#### [DATA TO PROCESS]
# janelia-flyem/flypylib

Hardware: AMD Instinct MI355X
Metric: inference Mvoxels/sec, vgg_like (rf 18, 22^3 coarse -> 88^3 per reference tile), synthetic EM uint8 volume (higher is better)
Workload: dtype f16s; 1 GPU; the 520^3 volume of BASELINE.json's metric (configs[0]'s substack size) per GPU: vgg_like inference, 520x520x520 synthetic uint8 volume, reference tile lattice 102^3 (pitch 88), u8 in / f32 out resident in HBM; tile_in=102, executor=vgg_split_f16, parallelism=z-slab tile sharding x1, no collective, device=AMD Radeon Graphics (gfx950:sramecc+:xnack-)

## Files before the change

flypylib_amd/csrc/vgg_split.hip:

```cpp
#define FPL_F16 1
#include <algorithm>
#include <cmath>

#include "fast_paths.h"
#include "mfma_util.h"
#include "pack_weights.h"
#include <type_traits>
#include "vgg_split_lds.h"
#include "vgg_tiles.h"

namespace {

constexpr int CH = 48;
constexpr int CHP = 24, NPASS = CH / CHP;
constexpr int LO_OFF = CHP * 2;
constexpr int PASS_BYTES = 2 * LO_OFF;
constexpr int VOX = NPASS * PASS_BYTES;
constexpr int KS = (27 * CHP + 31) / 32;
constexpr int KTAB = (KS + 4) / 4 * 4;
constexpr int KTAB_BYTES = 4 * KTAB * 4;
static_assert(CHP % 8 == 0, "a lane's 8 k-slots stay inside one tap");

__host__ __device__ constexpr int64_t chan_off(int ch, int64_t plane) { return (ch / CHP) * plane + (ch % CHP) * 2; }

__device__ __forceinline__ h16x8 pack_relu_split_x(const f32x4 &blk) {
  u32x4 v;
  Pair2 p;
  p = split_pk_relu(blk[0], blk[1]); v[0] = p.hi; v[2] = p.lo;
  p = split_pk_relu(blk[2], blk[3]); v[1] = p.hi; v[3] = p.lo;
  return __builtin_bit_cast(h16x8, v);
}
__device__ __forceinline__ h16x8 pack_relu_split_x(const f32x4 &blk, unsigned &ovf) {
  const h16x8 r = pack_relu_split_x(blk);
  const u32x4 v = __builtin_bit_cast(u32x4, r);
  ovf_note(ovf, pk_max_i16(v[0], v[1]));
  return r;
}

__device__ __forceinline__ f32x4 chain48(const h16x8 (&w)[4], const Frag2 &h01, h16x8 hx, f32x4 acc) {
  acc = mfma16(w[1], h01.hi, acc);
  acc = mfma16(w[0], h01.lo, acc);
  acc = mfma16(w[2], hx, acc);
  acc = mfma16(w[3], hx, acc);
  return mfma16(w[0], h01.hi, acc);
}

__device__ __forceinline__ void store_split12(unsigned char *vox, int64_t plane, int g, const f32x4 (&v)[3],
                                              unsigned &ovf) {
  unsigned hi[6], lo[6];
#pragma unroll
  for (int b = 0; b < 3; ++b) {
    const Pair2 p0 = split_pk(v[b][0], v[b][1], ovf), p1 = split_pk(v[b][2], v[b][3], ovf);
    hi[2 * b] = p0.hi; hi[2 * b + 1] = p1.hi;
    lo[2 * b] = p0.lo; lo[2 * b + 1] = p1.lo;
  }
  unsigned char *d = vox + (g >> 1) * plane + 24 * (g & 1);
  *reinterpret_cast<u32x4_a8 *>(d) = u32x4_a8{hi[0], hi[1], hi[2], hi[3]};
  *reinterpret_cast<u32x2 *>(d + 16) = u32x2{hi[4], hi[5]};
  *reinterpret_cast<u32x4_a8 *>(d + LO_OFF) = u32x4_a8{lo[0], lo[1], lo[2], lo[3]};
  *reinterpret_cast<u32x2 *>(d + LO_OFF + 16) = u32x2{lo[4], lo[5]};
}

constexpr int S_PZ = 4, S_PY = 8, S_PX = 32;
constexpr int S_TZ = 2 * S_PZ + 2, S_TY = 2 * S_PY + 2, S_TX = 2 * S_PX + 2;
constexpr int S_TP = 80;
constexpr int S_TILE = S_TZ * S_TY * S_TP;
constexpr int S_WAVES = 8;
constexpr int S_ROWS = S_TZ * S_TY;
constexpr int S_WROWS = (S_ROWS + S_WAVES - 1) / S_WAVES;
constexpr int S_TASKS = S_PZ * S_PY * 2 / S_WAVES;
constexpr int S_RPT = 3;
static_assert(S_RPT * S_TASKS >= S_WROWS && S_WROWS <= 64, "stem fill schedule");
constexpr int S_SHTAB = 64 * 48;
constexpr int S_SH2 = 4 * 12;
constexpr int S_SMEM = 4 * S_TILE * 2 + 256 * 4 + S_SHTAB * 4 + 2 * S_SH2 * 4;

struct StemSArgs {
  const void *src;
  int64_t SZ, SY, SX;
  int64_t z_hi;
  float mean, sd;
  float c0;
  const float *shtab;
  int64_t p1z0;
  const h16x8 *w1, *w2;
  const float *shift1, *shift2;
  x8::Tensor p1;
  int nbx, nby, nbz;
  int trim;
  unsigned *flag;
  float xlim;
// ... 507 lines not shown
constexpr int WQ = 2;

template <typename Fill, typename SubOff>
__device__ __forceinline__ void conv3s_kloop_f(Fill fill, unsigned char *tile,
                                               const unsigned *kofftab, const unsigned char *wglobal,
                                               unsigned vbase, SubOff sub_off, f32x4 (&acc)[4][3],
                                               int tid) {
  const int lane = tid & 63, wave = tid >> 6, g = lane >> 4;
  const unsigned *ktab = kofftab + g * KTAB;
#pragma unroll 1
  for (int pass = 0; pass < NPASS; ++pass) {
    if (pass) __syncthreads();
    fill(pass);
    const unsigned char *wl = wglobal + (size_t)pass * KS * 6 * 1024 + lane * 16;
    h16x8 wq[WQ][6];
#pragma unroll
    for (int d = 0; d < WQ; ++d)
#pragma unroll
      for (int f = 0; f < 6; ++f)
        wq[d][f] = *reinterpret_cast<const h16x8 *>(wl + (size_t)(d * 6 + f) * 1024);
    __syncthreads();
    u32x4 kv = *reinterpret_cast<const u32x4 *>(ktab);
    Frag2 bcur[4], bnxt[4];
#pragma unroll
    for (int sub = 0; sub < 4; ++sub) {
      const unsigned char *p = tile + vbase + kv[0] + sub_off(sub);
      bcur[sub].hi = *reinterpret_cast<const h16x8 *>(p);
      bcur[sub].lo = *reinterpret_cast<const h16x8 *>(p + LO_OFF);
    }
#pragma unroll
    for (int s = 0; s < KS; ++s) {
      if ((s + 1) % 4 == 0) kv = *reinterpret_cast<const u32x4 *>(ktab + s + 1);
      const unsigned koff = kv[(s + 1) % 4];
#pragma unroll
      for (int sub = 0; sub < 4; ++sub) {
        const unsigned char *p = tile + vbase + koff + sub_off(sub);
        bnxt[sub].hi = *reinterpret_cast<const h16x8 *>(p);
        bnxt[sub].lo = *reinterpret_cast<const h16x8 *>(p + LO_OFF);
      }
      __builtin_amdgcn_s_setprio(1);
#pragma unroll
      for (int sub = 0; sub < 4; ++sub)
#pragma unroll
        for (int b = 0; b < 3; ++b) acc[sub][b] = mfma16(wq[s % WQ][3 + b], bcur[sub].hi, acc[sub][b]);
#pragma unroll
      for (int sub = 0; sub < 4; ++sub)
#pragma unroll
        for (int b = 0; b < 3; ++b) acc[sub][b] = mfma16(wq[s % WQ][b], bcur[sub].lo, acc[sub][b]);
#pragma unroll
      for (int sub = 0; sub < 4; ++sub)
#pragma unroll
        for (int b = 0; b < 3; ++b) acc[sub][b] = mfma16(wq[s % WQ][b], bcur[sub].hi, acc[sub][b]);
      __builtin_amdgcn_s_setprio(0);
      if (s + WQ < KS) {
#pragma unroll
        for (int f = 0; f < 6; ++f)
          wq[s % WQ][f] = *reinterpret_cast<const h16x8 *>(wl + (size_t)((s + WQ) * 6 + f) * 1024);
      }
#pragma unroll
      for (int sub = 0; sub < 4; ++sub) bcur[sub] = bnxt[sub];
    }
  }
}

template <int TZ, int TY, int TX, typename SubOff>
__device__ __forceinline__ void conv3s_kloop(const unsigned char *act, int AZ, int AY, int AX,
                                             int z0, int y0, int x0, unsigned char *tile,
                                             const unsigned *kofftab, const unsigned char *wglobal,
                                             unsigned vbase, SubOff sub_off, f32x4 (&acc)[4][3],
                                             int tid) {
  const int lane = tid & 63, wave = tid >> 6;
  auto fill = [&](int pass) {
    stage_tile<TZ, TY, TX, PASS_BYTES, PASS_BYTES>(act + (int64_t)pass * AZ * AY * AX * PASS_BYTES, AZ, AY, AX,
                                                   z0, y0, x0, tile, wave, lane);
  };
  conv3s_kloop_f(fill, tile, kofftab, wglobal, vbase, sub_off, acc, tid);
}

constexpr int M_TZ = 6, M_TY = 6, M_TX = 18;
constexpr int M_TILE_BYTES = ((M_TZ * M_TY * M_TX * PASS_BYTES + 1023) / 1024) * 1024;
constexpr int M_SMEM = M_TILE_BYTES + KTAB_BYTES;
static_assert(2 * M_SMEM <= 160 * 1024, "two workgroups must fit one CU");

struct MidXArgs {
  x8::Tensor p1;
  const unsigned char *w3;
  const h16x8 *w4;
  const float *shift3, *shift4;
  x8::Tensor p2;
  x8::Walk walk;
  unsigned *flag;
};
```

#### [AIM OF THE EXERCISE]
For each line above that holds the string "bnxt", provide a copy of that line.

#### [ANSWER BELOW]
    Frag2 bcur[4], bnxt[4];
        bnxt[sub].hi = *reinterpret_cast<const h16x8 *>(p);
        bnxt[sub].lo = *reinterpret_cast<const h16x8 *>(p + LO_OFF);
      for (int sub = 0; sub < 4; ++sub) bcur[sub] = bnxt[sub];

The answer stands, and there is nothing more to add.